Embedding Wellness in Brand Strategy
00:05:54
Speaker
And when that thinking happens early enough in the process, it ultimately supports better commercial outcomes too. So I'm always cautious about oversimplifying the ah ROI conversation, return on investment. Wellness can get inflated quickly.
00:06:09
Speaker
But intelligently integrated wellness can help a project stand out. It refines the brand story and supports long-term asset appeal. But only when the strategy is credible.
00:06:23
Speaker
The wellness can create value when it is embedded in the experience. If it only exists in marketing and spiel, then that's always gonna fall short.
00:06:36
Speaker
Visual language, mood boards that have been properly defined around how wellness can play out that have you know a solid basis and can become part of the the fundamental role of the project.
00:06:53
Speaker
that's really what we need to be doing. Then I'm thinking about how to genuinely distinguish each project from a generic alternative, of which wellness elements really fit that particular concept.
00:07:08
Speaker
So What I'm saying is strategy before styling. and It's about substance before messaging. The messaging follows later. Once the foundations are in place, then the rest of the process becomes more coherent. The planning, the amenity mix, the spatial experience, or even the storytelling, it all starts to hold together and the project knows what it's really trying to be. That's the magic sauce.
00:07:35
Speaker
The market's full of wellness language, right? Similar terms, repeated amenities, projects that kind of say the same thing. The ones that really stand out are not the ones with, say, the longest wellness feature list. They're the ones that have somehow managed to translate wellness into something more thoughtful and credible, likely because it was considered right from the start of the project.
00:07:59
Speaker
So developers, hoteliers, architects and investors Here's a practical takeaway.

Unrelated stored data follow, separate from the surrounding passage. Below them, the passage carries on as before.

WINO43_FWD = os.environ.get("VD_WINO43_FWD", "1") != "0"


def wino43_fwd_supported(nimg, H, W, Cin, Cout, ldx, ldy, ldres=0):
    return (WINO and WINO43_FWD and bool(lib().vd_conv3x3_wino43_fwd_supported(nimg, H, W, Cin, Cout, ldx, ldy, ldres))
            and wino43_preferred(nimg, H, W, Cout))


def wino43_pack_fwd(w, Cout, Cin, U43f):
    _check(lib().vd_wino43_pack_fwd(ptr(w), Cout, Cin, ptr(U43f), stream()), "vd_wino43_pack_fwd")


def wino43_fwd_chunk_rows(H, W):
    return int(lib().vd_conv3x3_wino43_fwd_chunk_rows(H, W))


def conv3x3_wino43_fwd(x, ldx, U43f, bias, y, ldy, nimg, H, W, Cin, Cout, res=None, ldres=0, stats_part=None):
    name = f"wino43_conv_kernel<{W // 4}, true>"
    with _TimedName(name, 2.0 * nimg * H * W * Cout * 9 * Cin):
        _check(lib().vd_conv3x3_wino43_fwd(ptr(x), ldx, ptr(U43f), ptr(bias), ptr(res), ldres, ptr(y), ldy, nimg, H, W, Cin, Cout,
                                           ptr(stats_part), stream()), "vd_conv3x3_wino43_fwd")
    _note_bytes(name, 4.0 * (nimg * H * W * (Cin + Cout + (Cout if res is not None else 0)) + 36 * Cout * Cin))


def conv3x3_dgrad_wino43(dy, lddy, U43, dx, lddx, nimg, H, W, Cin, Cout):
    with _TimedName(f"wino43_conv_kernel<{W // 4}, false>", 2.0 * nimg * H * W * Cout * 9 * Cin):
        _check(lib().vd_conv3x3_dgrad_wino43(ptr(dy), lddy, ptr(U43), ptr(dx), lddx, nimg, H, W, Cin, Cout, stream()),
               "vd_conv3x3_dgrad_wino43")
    _note_bytes(f"wino43_conv_kernel<{W // 4}, false>", 4.0 * (nimg * H * W * (Cin + Cout) + 36 * Cout * Cin))


def conv3x3(x, ldx, wpack, bias, y, ldy, nimg, H, W, Cin, Cout, res=None, ldres=0, accumulate=False, stats_part=None):
    with _TimedTile("gemm_dma_kernel<{tile}, 2, 0, false, {kt}>", 2.0 * nimg * H * W * Cout * 9 * Cin):
        _check(lib().vd_conv3x3(ptr(x), ldx, ptr(wpack), ptr(bias), ptr(res), ldres, ptr(y), ldy, nimg, H, W, Cin, Cout,
                                int(accumulate), ptr(stats_part), stream()), "vd_conv3x3")


def conv3x3_wgrad_wino(x, ldx, dy, lddy, nimg, H, W, Cin, Cout, dw, Cin_w, Cout_w, accumulate=False, dbias=None):
    nb = lib().vd_conv3x3_wgrad_wino_ws_bytes(nimg, H, W, Cin, Cout)
    ws = workspace(nb, x.device, "wgrad")
    args = _wgrad_args(x, ldx, dy, lddy, nimg, H, W, Cin, Cout, dw, dbias, Cin_w, Cout_w, accumulate, ws)
    if PROFILE is None:
        _check(lib().vd_conv3x3_wgrad_wino(*args, stream()), "vd_conv3x3_wgrad_wino")
        return
    tws = min(W // 2, 16)
    with _TimedName(f"wino_wgrad_kernel<{tws}, {'true' if dbias is not None else 'false'}>", 2.0 * nimg * H * W * Cout * 9 * Cin):
        _check(lib().vd_conv3x3_wgrad_wino_phase(*args, 1, stream()), "vd_conv3x3_wgrad_wino_phase")
    with _TimedName("wino_wgrad_reduce_kernel", 0.0):
        _check(lib().vd_conv3x3_wgrad_wino_phase(*args, 2, stream()), "vd_conv3x3_wgrad_wino_phase")


WGRAD_STREAM = os.environ.get("VD_WGRAD_STREAM", "1") != "0"
GROUPED_AUTO_SPLIT = os.environ.get("VD_GROUPED_AUTO_SPLIT", "1") != "0"
GN_FOLD = os.environ.get("VD_GN_FOLD", "1") != "0"
GN_FOLD_MAX_CHUNKS = int(os.environ.get("VD_GN_FOLD_MAX_CHUNKS", "8"))
READY_PER_BLOCK = os.environ.get("VD_READY_PER_BLOCK", "0") != "0"
AUTOGRAD_CHAIN = os.environ.get("VD_AUTOGRAD_CHAIN", "1") != "0"
WINO43_WGRAD = os.environ.get("VD_WINO43_WGRAD", "1") != "0"
WINO43_WGRAD_MIN_TILES = int(os.environ.get("VD_WINO43_WGRAD_MIN_TILES", "512"))


W43_WGRAD_TAG = "[36 planes of the F(4x4,3x3) weight gradient]"
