# OllieBoyne/sslap

Measured on AMD Instinct MI355X. Metric: Medges/s (bid-phase CSR nnz/s) + solve ms, N=200k d=0.1% sparse LAP, higher is better.
Workload: dtype f64

## Files before the change

sslap_amd/csrc/device_common.hpp:

```cpp
#pragma once
#include <hip/hip_runtime.h>
#include <stdint.h>

#include <type_traits>

namespace misslap {

constexpr int kWave = 64;
constexpr int kPosNone = 0x7fffffff;
constexpr int kTailMax = 512;

#define MISSLAP_KERNEL(BLOCK) MISSLAP_KERNEL_BOUND(BLOCK, BLOCK)
#define MISSLAP_KERNEL_BOUND(BLOCK, BOUND)                                                          \
    static constexpr int kBlock = (BLOCK);    \
    static constexpr int kBound = (BOUND);      \
    static_assert(kBlock <= kBound, "a launch above the kernel's bound fails");                     \
    template <class... A_>                                                                          \
    static __global__ __launch_bounds__(BOUND) void entry(A_... a_) {                               \
        run(a_...);                                                                                 \
    }

constexpr int kErrNegativeBid = 1;
constexpr int kErrRowsUnsorted = 2;
constexpr int kErrRowGap = 4;
// ... 142 lines not shown
};

constexpr int kDppXor1 = 0xB1;
constexpr int kDppXor2 = 0x4E;
constexpr int kDppHalfMirror = 0x141;
constexpr int kDppMirror = 0x140;
constexpr int kDppBcast15 = 0x142;
constexpr int kDppBcast31 = 0x143;
template <int CTRL, int ROW_MASK = 0xF>
__device__ __forceinline__ int dpp_i32(int v) {
    return __builtin_amdgcn_update_dpp(v, v, CTRL, ROW_MASK, 0xF, false);
}
template <int CTRL, int ROW_MASK = 0xF>
__device__ __forceinline__ double dpp_f64(double v) {
    const int lo = dpp_i32<CTRL, ROW_MASK>(__double2loint(v));
    const int hi = dpp_i32<CTRL, ROW_MASK>(__double2hiint(v));
    return __hiloint2double(hi, lo);
}
__device__ __forceinline__ double readlane_f64(double v, int l) {
    const int lo = __builtin_amdgcn_readlane(__double2loint(v), l);
    const int hi = __builtin_amdgcn_readlane(__double2hiint(v), l);
    return __hiloint2double(hi, lo);
}

#define MISSLAP_WAVE_MAX_STEP(T, EXCH) \
    {                                  \
        const T o = EXCH;              \
        v = o > v ? o : v;             \
    }
__device__ __forceinline__ int wave_max_i32(int v) {
    MISSLAP_WAVE_MAX_STEP(int, __builtin_amdgcn_mov_dpp(v, kDppXor1, 0xF, 0xF, true))
    MISSLAP_WAVE_MAX_STEP(int, __builtin_amdgcn_mov_dpp(v, kDppXor2, 0xF, 0xF, true))
    MISSLAP_WAVE_MAX_STEP(int, __builtin_amdgcn_mov_dpp(v, kDppHalfMirror, 0xF, 0xF, true))
    MISSLAP_WAVE_MAX_STEP(int, __builtin_amdgcn_mov_dpp(v, kDppMirror, 0xF, 0xF, true))
    MISSLAP_WAVE_MAX_STEP(int, (dpp_i32<kDppBcast15, 0xA>(v)))
    MISSLAP_WAVE_MAX_STEP(int, (dpp_i32<kDppBcast31, 0xC>(v)))
    return __builtin_amdgcn_readlane(v, 63);
}
__device__ __forceinline__ double wave_max_f64(double v) {
    v = __builtin_fmax(v, dpp_f64<kDppXor1>(v));
    v = __builtin_fmax(v, dpp_f64<kDppXor2>(v));
    v = __builtin_fmax(v, dpp_f64<kDppHalfMirror>(v));
    v = __builtin_fmax(v, dpp_f64<kDppMirror>(v));
    v = __builtin_fmax(v, (dpp_f64<kDppBcast15, 0xA>(v)));
    v = __builtin_fmax(v, (dpp_f64<kDppBcast31, 0xC>(v)));
    return readlane_f64(v, 63);
}
#undef MISSLAP_WAVE_MAX_STEP

struct Top2 {
    double v, w;
    int g;
};
__device__ __forceinline__ Top2 top2_wave_reduce(const Top2 &x) {
    Top2 r;
    r.v = wave_max_f64(x.v);
    r.g = wave_max_i32(x.v == r.v ? x.g : -1);
    r.w = wave_max_f64(x.g == r.g ? x.w : x.v);
    return r;
}

struct __attribute__((aligned(16))) PriceRec {
    double price;
    int owner;
    int ostart;
};

__device__ __forceinline__ int lane_id() { return threadIdx.x & (kWave - 1); }
__device__ __forceinline__ unsigned long long lanemask_lt() {
    return (1ull << lane_id()) - 1ull;
}

constexpr int kCandLanes = 32;
constexpr int kCandMax = 30;
constexpr int kCandMin = 24;
constexpr int kCandRowMax = 4 * kWave;

template <int CTRL>
__device__ __forceinline__ int dppf_i32(int v) {
    return __builtin_amdgcn_mov_dpp(v, CTRL, 0xF, 0xF, true);
}
template <int CTRL>
__device__ __forceinline__ double dppf_f64(double v) {
    return __hiloint2double(dppf_i32<CTRL>(__double2hiint(v)), dppf_i32<CTRL>(__double2loint(v)));
}
__device__ __forceinline__ double half_max_f64(double v) {
    v = __builtin_fmax(v, dppf_f64<kDppXor1>(v));
    v = __builtin_fmax(v, dppf_f64<kDppXor2>(v));
    v = __builtin_fmax(v, dppf_f64<kDppHalfMirror>(v));
    v = __builtin_fmax(v, dppf_f64<kDppMirror>(v));
    v = __builtin_fmax(v, (dpp_f64<kDppBcast15, 0xA>(v)));
    return v;
}
__device__ __forceinline__ int half_max_i32(int v) {
    v = max(v, dppf_i32<kDppXor1>(v));
    v = max(v, dppf_i32<kDppXor2>(v));
    v = max(v, dppf_i32<kDppHalfMirror>(v));
    v = max(v, dppf_i32<kDppMirror>(v));
    v = max(v, (dpp_i32<kDppBcast15, 0xA>(v)));
    return v;
}
__device__ __forceinline__ int half_allmax_i32(int v) {
    v = max(v, dppf_i32<kDppXor1>(v));
    v = max(v, dppf_i32<kDppXor2>(v));
    v = max(v, dppf_i32<kDppHalfMirror>(v));
    v = max(v, dppf_i32<kDppMirror>(v));
    const auto s = __builtin_amdgcn_permlane16_swap(v, v, false, false);
    return max((int)s[0], (int)s[1]);
}

__device__ __forceinline__ double slot_cost(const int2 &s) { return (double)__int_as_float(s.y); }
__device__ __forceinline__ double slot_cost(const Slot64 &s) { return s.c; }
__device__ __forceinline__ double slot_cost_at(const int2 &s, int sl) {
    return (double)__int_as_float(__builtin_amdgcn_readlane(s.y, sl));
}
__device__ __forceinline__ double slot_cost_at(const Slot64 &s, int sl) { return readlane_f64(s.c, sl); }
template <class Slot>
struct LineIO;
template <>
struct LineIO<int2> {
    static __device__ __forceinline__ int2 load(const int2 *cand, const double *, size_t idx) { return cand[idx]; }
    static __device__ __forceinline__ int2 make(int x, int y) { return make_int2(x, y); }
};
template <>
struct LineIO<Slot64> {
    static __device__ __forceinline__ Slot64 load(const int2 *cand, const double *cost, size_t idx) {
        const int2 s = cand[idx];
        Slot64 r;
        r.x = s.x;
        r.y = s.y;
        r.c = cost[idx];
        return r;
    }
    static __device__ __forceinline__ Slot64 make(int x, int y) {
        Slot64 r;
        r.x = x;
        r.y = y;
        r.c = 0.0;
        return r;
    }
};

struct CandBid {
    bool hit;
    unsigned long long key;
    int obj;
    int prev, pstart;
    int len;
};

struct RecSource {
    const PriceRec *rec;
    __device__ __forceinline__ PriceRec get(int col) const { return rec[col]; }
};
struct PriceSource {
    const double *price;
    __device__ __forceinline__ PriceRec get(int col) const {
        PriceRec r;
        r.price = price[col];
        r.owner = -1;
        r.ostart = 0;
        return r;
    }
};

template <class Slot, class Src>
__device__ __forceinline__ PriceRec cand_gather2(const Slot slot, const bool act0, const bool act1, const Src &src) {
    const int lane = lane_id(), l32 = lane & (kCandLanes - 1);
    const bool active = lane < kCandLanes ? act0 : act1;
    const bool is_cand = active & (l32 >= 1) & (l32 <= kCandMax) & (slot.x >= 0);
    return src.get(is_cand ? slot.x : 0);
}
template <class Slot, class Early, class S = NoStamp>
__device__ __forceinline__ void cand_eval2_r(Slot &slot, const PriceRec r, const bool act0, const bool act1,
                                             const double eps, CandBid (&out)[2], int &err, Early &&early,
                                             const S &stamp = S(), int *alive = nullptr);
template <class Slot, class Src, class Early, class S = NoStamp>
__device__ __forceinline__ void cand_eval2(Slot &slot, const bool act0, const bool act1, const Src &src,
                                           const double eps, CandBid (&out)[2], int &err, Early &&early,
                                           const S &stamp = S(), int *alive = nullptr) {
    stamp(1);
    const PriceRec r = cand_gather2(slot, act0, act1, src);
    stamp(2);
    cand_eval2_r(slot, r, act0, act1, eps, out, err, early, stamp, alive);
}
template <class Slot, class Early, class S>
__device__ __forceinline__ void cand_eval2_r(Slot &slot, const PriceRec r, const bool act0, const bool act1,
                                             const double eps, CandBid (&out)[2], int &err, Early &&early,
                                             const S &stamp, int *alive) {
    const int lane = lane_id(), l32 = lane & (kCandLanes - 1);
    const double ninf = -__builtin_huge_val();
    const bool active = lane < kCandLanes ? act0 : act1;
    const bool is_cand = active & (l32 >= 1) & (l32 <= kCandMax) & (slot.x >= 0);
    const double cost = slot_cost(slot);
    double tau[2];
    tau[0] = readlane_f64(__hiloint2double(slot.y, slot.x), 0);
    tau[1] = readlane_f64(__hiloint2double(slot.y, slot.x), kCandLanes);
    out[0].len = __builtin_amdgcn_readlane(slot.x, kCandLanes - 1);
    out[1].len = __builtin_amdgcn_readlane(slot.x, 2 * kCandLanes - 1);
    const double v = is_cand ? cost - r.price : ninf;
    if (alive) {
        const unsigned long long al = __ballot(is_cand & (v >= (lane < kCandLanes ? tau[0] : tau[1])));
        alive[0] = __popc((unsigned)al);
        alive[1] = __popc((unsigned)(al >> 32));
    }
    double V[2], W[2];
    int G[2];
    {
        const double vm = half_max_f64(v);
        V[0] = readlane_f64(vm, 31);
        V[1] = readlane_f64(vm, 63);
        const double Vv = lane < kCandLanes ? V[0] : V[1];
        const int gm = half_max_i32((is_cand & (v == Vv)) ? l32 : -1);
        G[0] = __builtin_amdgcn_readlane(gm, 31);
        G[1] = __builtin_amdgcn_readlane(gm, 63);
    }
    double c1[2];
#pragma unroll
    for (int X = 0; X < 2; ++X) {
        const int sl = kCandLanes * X + max(G[X], 0);
        out[X].obj = __builtin_amdgcn_readlane(slot.x, sl);
        out[X].prev = __builtin_amdgcn_readlane(r.owner, sl);
        out[X].pstart = __builtin_amdgcn_readlane(r.ostart, sl);
        c1[X] = slot_cost_at(slot, sl);
    }
    early(out);
    stamp.light(3);
    const int Gv = lane < kCandLanes ? G[0] : G[1];
    const double wm = half_max_f64(l32 == Gv ? ninf : v);
    W[0] = readlane_f64(wm, 31);
    W[1] = readlane_f64(wm, 63);
#pragma unroll
    for (int X = 0; X < 2; ++X) {
        out[X].hit = (G[X] >= 0) & (V[X] > tau[X]) & (W[X] >= tau[X]);
        const double bid = (c1[X] - W[X]) + eps;
        if (out[X].hit && bid_is_bad(bid)) err |= kErrNegativeBid;
        out[X].key = bid_to_key(bid);
    }
}
template <class Slot, class Src>
__device__ __forceinline__ PriceRec cand_gather1(const Slot &slot, const bool cls, const Src &src) {
    const bool is_cand = cls & (slot.x >= 0);
    return src.get(is_cand ? slot.x : 0);
}
template <class Slot, class Early, class S = NoStamp>
__device__ __forceinline__ void cand_eval1_r(Slot &slot, const PriceRec r, const bool cls, const double eps, CandBid &out,
                                             unsigned &bad_hi, Early &&early, const S &stamp = S());
template <class Slot, class Src, class Early, class S = NoStamp>
__device__ __forceinline__ void cand_eval1(Slot &slot, const bool cls, const Src &src, const double eps, CandBid &out,
                                           unsigned &bad_hi, Early &&early, const S &stamp = S()) {
    stamp(1);
    const PriceRec r = cand_gather1(slot, cls, src);
    stamp(2);
    cand_eval1_r(slot, r, cls, eps, out, bad_hi, early, stamp);
}
template <class Slot, class Early, class S>
__device__ __forceinline__ void cand_eval1_r(Slot &slot, const PriceRec r, const bool cls, const double eps, CandBid &out,
                                             unsigned &bad_hi, Early &&early, const S &stamp) {
    const int lane = lane_id();
    const double ninf = -__builtin_huge_val();
    const bool is_cand = cls & (slot.x >= 0);
    const double cost = slot_cost(slot);
    const double tau = readlane_f64(__hiloint2double(slot.y, slot.x), 0);
    out.len = __builtin_amdgcn_readlane(slot.x, kCandLanes - 1);
    const double v = is_cand ? cost - r.price : ninf;
    const int hi = __double2hiint(v);
    const int k = hi ^ ((hi >> 31) & 0x7fffffff);
    const int km = __builtin_amdgcn_readlane(half_max_i32(k), 31);
    const unsigned eq = (unsigned)(__ballot(k == km) & 0xffffffffull);
    double V;
    int G;
    if (__popc(eq) == 1) {
        G = __ffs((int)eq) - 1;
        V = readlane_f64(v, G);
    } else {
        V = readlane_f64(half_max_f64(v), 31);
        G = __builtin_amdgcn_readlane(half_max_i32((is_cand & (v == V)) ? lane : -1), 31);
    }
    const int sl = max(G, 0);
    out.obj = __builtin_amdgcn_readlane(slot.x, sl);
    out.prev = __builtin_amdgcn_readlane(r.owner, sl);
    out.pstart = __builtin_amdgcn_readlane(r.ostart, sl);
    const double c1 = slot_cost_at(slot, sl);
    early(out);
    stamp.light(3);
    const double W = readlane_f64(half_max_f64(lane == G ? ninf : v), 31);
    out.hit = (G >= 0) & (V > tau) & (W >= tau);
    const double bid = (c1 - W) + eps;
    bad_hi = max(bad_hi, out.hit ? (unsigned)__double2hiint(bid) : 0u);
    out.key = bid_to_key(bid);
}
__device__ __forceinline__ bool bad_hi_is_error(unsigned bad_hi) { return bad_hi > 0x7ff00000u; }
struct NoEarly {
    __device__ __forceinline__ void operator()(const CandBid (&)[2]) const {}
    __device__ __forceinline__ void operator()(const CandBid &) const {}
};

struct CandBuildArgs {
    int c[4];
    double a[4], v[4];
    double V, W;
    int len;
    bool want;
};

__device__ __forceinline__ void cand_build(int2 *cand, double *cost, int person, const CandBuildArgs &ba, double eps,
                                           double &hint) {
    const int lane = lane_id();
    const double ninf = -__builtin_huge_val();
    const int len = ba.len;
    const double W = ba.W;
    unsigned long long okm[4];
#pragma unroll
    for (int u = 0; u < 4; ++u) {
        const int rem = len - kWave * u;
        okm[u] = rem >= kWave ? ~0ull : (rem <= 0 ? 0ull : ((1ull << rem) - 1ull));
    }
    auto count = [&](double t) {
        int n = 0;
#pragma unroll
        for (int u = 0; u < 4; ++u) n += __popcll(__ballot(ba.v[u] >= t) & okm[u]);
        return n;
    };
    double t = ninf;
    int n = len;
    if (len > kCandMax) {
        n = count(W);
        if (n > kCandMax) return;
        t = W;
        double d_ok = 0.0, d_bad = __builtin_huge_val();
        double d = hint > 0.0 ? hint : 4.0 * __builtin_fmax(ba.V - W, eps);
        for (int k = 0; k < 40 && n < kCandMin; ++k) {
            const double t2 = W - d;
            const int n2 = count(t2);
            if (n2 <= kCandMax) {
                d_ok = d;
                t = t2;
                n = n2;
                d = d_bad == __builtin_huge_val() ? 2.0 * d : 0.5 * (d_ok + d_bad);
            } else {
                d_bad = d;
                d = 0.5 * (d_ok + d_bad);
            }
            if (!(d > d_ok) || !(d < d_bad)) break;
        }
        hint = d_ok > 0.0 ? d_ok : hint;
    }
    int2 *line = cand + (size_t)person * kCandLanes;
    int base = 0;
#pragma unroll
    for (int u = 0; u < 4; ++u) {
        const unsigned long long m = __ballot(ba.v[u] >= t) & okm[u];
        if ((m >> lane) & 1ull) {
            const int at = 1 + base + __popcll(m & lanemask_lt());
            line[at] = make_int2(ba.c[u], cost ? 0 : __float_as_int((float)ba.a[u]));
            if (cost) cost[(size_t)person * kCandLanes + at] = ba.a[u];
        }
        base += __popcll(m);
    }
    if (lane < kCandLanes && (lane == 0 || lane == kCandLanes - 1 || lane > n)) {
        int2 x = make_int2(-1, 0);
        if (lane == 0) x = make_int2(__double2loint(t), __double2hiint(t));
        if (lane == kCandLanes - 1) x = make_int2(len, 0);
        line[lane] = x;
    }
}
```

Fostering Healthier Living and Long-Term Value
00:08:07
Speaker
Don't start by asking what wellness amenities should we add to this project.
00:08:12
Speaker
I would counsel that the best question is how this project can support healthier living, a better experience and stronger long-term value from the outset. And that's a strategic question.
00:08:24
Speaker
From there, you can start to build in the right answers. You can define the user more clearly. You can think more carefully about the interplay between healthy interiors on the one side, amenity strategies on the other, and social interaction and comfort on another.
00:08:42
Speaker
How can the wellness become genuinely central versus where it can be lighter touch? and you know Each project has its own priorities in that sense. It can become though part of the DNA rather than something pasted on at the ends.
00:08:56
Speaker
The best healthy places maybe don't begin with a trend or a brochure line. They begin with strategy. And that's that's really the key message from today. So I'll leave you with that thought.